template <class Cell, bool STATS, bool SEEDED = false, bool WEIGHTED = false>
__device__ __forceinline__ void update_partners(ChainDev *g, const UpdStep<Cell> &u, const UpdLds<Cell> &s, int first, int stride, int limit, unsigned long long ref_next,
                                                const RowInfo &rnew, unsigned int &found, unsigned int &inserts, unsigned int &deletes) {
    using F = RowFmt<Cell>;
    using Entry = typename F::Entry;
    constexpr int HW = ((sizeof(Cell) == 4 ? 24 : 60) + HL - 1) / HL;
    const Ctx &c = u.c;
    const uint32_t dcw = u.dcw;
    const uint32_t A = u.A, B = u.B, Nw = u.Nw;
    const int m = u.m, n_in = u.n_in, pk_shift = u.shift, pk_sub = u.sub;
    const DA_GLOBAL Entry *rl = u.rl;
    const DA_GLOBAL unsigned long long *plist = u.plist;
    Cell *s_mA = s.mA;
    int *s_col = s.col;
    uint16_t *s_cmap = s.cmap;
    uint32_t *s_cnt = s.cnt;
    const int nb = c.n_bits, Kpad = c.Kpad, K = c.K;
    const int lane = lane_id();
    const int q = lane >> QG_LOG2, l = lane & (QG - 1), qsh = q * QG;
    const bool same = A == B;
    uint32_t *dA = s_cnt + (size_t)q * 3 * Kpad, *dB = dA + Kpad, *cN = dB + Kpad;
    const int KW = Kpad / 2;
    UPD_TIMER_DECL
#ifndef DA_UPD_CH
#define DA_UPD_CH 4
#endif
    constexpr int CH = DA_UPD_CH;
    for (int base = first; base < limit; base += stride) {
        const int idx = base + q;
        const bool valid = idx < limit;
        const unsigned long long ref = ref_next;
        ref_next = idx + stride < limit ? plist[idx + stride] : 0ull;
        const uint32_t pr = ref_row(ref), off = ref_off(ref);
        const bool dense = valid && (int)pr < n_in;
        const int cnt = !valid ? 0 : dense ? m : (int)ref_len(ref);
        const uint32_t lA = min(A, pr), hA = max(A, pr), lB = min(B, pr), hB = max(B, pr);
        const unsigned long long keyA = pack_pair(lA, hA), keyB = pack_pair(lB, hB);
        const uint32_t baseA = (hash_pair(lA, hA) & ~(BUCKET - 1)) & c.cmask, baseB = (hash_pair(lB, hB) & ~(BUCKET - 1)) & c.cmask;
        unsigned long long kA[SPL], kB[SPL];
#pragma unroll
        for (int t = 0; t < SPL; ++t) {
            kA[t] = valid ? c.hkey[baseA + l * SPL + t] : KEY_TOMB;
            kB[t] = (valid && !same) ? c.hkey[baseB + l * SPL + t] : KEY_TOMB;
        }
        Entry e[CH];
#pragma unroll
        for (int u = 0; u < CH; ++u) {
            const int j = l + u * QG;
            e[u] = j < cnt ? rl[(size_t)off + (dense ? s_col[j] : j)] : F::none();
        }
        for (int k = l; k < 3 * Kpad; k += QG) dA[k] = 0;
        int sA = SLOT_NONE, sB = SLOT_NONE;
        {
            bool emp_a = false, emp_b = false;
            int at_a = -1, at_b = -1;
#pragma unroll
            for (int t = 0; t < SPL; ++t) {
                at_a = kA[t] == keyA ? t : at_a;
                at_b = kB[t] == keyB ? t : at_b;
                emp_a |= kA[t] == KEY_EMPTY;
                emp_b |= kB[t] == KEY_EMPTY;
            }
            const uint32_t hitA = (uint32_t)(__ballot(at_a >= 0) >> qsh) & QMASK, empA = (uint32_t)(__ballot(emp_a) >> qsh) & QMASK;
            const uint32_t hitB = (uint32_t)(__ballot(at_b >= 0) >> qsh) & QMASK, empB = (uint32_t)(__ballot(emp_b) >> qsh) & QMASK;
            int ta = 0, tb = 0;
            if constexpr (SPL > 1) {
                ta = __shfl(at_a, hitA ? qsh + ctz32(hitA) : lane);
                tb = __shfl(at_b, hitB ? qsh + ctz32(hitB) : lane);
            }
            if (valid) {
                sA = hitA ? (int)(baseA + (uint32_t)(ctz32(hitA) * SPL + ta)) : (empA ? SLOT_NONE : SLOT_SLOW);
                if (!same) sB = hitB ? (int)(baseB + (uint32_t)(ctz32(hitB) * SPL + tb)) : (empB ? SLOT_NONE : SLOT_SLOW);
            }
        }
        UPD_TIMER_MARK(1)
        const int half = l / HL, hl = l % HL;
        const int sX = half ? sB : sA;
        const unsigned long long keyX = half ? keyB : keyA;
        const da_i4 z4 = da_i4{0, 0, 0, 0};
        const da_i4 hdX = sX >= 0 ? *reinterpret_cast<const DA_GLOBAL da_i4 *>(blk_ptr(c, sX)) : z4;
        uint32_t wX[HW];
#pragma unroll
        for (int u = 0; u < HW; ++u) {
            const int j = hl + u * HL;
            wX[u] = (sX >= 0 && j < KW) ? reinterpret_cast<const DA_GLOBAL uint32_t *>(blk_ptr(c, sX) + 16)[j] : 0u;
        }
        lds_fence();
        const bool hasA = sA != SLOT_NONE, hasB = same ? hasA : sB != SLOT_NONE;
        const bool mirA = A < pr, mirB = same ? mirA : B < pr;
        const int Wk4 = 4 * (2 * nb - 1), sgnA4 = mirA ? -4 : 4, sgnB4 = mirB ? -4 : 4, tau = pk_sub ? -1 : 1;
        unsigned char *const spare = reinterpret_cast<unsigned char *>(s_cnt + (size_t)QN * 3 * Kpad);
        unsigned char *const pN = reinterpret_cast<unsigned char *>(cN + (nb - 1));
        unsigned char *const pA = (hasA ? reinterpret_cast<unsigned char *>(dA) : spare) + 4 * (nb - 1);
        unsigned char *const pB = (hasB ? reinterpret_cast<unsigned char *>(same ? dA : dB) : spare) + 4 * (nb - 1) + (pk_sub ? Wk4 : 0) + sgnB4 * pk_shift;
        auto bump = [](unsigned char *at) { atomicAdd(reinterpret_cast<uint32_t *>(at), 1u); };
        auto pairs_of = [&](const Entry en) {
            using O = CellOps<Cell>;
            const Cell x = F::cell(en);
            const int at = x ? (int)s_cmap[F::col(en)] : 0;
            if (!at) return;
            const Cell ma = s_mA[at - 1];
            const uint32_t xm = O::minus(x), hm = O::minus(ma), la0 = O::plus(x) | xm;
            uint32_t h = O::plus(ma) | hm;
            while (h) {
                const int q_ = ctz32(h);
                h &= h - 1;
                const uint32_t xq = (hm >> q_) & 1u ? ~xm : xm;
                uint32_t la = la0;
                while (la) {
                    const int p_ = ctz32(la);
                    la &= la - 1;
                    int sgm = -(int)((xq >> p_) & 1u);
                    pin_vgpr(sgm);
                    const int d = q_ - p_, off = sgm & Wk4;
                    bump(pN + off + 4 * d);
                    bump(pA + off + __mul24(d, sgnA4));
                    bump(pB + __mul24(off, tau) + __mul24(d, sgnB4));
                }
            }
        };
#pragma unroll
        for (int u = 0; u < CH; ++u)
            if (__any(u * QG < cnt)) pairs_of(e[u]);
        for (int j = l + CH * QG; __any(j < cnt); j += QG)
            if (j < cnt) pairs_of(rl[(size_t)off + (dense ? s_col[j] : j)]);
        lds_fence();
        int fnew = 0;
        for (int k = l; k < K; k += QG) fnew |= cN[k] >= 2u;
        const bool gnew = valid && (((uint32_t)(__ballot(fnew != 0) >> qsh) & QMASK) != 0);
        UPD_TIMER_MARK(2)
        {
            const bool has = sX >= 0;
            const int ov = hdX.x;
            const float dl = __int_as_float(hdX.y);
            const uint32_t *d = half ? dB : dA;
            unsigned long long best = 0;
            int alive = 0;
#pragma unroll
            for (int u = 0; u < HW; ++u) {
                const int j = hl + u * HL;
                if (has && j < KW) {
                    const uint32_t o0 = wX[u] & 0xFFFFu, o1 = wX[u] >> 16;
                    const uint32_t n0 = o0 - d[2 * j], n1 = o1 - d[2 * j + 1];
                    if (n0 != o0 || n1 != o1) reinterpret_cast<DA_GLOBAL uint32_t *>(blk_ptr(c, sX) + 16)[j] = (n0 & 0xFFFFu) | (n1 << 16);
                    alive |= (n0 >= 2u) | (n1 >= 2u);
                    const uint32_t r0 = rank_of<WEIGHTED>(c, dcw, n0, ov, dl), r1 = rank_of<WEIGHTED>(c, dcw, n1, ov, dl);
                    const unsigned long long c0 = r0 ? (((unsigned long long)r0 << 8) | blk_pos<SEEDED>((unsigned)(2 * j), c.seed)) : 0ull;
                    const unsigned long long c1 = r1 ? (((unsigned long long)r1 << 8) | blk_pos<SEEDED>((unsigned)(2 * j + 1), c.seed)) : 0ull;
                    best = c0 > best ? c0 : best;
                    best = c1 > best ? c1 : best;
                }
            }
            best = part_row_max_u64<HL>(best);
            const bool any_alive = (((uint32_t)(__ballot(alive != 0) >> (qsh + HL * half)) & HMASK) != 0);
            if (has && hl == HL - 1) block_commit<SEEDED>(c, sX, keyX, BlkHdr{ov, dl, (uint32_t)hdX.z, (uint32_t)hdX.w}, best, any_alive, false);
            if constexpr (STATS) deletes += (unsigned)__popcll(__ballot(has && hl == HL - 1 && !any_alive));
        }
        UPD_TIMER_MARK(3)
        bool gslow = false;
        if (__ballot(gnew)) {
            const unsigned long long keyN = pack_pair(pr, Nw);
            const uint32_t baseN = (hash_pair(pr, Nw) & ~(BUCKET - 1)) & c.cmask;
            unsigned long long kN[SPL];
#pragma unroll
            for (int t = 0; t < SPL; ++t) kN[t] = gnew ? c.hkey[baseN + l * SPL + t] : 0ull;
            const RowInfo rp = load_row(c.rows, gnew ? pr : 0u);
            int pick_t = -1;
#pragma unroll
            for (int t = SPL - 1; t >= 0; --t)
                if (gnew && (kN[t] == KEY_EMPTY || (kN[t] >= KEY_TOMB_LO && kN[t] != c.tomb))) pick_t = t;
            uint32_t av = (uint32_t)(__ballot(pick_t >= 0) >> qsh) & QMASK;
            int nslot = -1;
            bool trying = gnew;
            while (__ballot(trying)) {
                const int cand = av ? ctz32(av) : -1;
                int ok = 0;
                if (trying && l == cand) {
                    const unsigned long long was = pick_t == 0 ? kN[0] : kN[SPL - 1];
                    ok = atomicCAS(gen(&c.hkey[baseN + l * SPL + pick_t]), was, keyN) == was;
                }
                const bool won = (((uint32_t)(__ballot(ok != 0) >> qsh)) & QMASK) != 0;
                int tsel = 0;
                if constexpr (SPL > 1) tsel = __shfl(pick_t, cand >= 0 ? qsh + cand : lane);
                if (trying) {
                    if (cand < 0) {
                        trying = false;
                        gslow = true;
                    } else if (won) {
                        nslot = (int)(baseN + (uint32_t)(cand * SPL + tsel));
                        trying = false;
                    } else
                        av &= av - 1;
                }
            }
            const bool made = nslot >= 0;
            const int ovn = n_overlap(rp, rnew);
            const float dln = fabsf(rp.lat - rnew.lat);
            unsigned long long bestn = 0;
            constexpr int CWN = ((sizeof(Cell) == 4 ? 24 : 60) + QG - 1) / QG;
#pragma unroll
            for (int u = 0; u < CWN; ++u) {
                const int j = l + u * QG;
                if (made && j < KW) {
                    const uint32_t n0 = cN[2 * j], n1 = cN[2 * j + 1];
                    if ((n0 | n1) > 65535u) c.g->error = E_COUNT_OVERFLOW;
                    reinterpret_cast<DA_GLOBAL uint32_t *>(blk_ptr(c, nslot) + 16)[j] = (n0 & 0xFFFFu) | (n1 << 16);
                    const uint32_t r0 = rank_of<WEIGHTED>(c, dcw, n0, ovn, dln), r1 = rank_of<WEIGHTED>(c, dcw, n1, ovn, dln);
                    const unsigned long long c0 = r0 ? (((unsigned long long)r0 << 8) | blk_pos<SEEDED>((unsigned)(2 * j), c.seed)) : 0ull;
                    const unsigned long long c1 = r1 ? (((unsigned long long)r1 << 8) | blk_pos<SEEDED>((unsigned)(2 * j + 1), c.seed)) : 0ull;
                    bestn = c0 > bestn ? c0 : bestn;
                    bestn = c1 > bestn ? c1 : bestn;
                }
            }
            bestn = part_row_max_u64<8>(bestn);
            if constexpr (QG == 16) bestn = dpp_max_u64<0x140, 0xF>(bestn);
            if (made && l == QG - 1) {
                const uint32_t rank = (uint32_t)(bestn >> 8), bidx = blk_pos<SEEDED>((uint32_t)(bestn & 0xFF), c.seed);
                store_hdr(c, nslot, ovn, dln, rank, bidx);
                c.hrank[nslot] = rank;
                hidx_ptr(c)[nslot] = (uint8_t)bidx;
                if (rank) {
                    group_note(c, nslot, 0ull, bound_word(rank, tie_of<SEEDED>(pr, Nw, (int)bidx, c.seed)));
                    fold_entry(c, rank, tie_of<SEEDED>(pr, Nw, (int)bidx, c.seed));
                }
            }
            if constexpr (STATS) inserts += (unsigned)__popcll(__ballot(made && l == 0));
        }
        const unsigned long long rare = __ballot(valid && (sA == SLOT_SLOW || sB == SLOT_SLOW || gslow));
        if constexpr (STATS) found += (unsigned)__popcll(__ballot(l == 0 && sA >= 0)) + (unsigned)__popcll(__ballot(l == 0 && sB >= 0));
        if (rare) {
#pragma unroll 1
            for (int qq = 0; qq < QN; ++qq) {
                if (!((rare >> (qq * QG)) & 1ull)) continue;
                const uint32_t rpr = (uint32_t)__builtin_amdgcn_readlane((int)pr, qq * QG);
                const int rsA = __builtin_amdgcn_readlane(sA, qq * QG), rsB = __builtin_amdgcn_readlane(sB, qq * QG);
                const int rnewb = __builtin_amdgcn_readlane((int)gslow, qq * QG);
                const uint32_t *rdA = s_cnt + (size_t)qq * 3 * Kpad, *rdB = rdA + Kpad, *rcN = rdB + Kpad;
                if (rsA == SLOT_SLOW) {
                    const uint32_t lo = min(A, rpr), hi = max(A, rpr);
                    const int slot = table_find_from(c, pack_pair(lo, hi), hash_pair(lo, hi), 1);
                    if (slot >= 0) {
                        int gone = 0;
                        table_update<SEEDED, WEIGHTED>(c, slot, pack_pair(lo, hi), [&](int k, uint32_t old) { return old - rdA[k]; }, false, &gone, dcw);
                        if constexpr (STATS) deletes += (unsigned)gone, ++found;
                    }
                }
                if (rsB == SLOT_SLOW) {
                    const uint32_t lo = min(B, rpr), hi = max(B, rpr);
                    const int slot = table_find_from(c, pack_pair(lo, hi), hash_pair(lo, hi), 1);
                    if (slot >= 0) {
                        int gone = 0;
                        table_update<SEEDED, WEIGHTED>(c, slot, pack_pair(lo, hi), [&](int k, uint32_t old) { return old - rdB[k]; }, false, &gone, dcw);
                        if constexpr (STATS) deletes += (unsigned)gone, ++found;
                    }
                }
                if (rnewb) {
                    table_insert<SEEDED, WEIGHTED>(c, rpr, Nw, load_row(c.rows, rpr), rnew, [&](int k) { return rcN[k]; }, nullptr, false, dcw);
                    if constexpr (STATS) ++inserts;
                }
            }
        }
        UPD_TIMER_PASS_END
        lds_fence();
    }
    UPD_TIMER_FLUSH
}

========

(What you have to do):
Print exactly the lines above, between the one holding "uint32_t h = O::plus(ma) | hm;" and the one holding "if (__any(u *", inclusive, and nothing besides.

(Task response):
            uint32_t h = O::plus(ma) | hm;
            while (h) {
                const int q_ = ctz32(h);
                h &= h - 1;
                const uint32_t xq = (hm >> q_) & 1u ? ~xm : xm;
                uint32_t la = la0;
                while (la) {
                    const int p_ = ctz32(la);
                    la &= la - 1;
                    int sgm = -(int)((xq >> p_) & 1u);
                    pin_vgpr(sgm);
                    const int d = q_ - p_, off = sgm & Wk4;
                    bump(pN + off + 4 * d);
                    bump(pA + off + __mul24(d, sgnA4));
                    bump(pB + __mul24(off, tau) + __mul24(d, sgnB4));
                }
            }
        };
#pragma unroll
        for (int u = 0; u < CH; ++u)
            if (__any(u * QG < cnt)) pairs_of(e[u]);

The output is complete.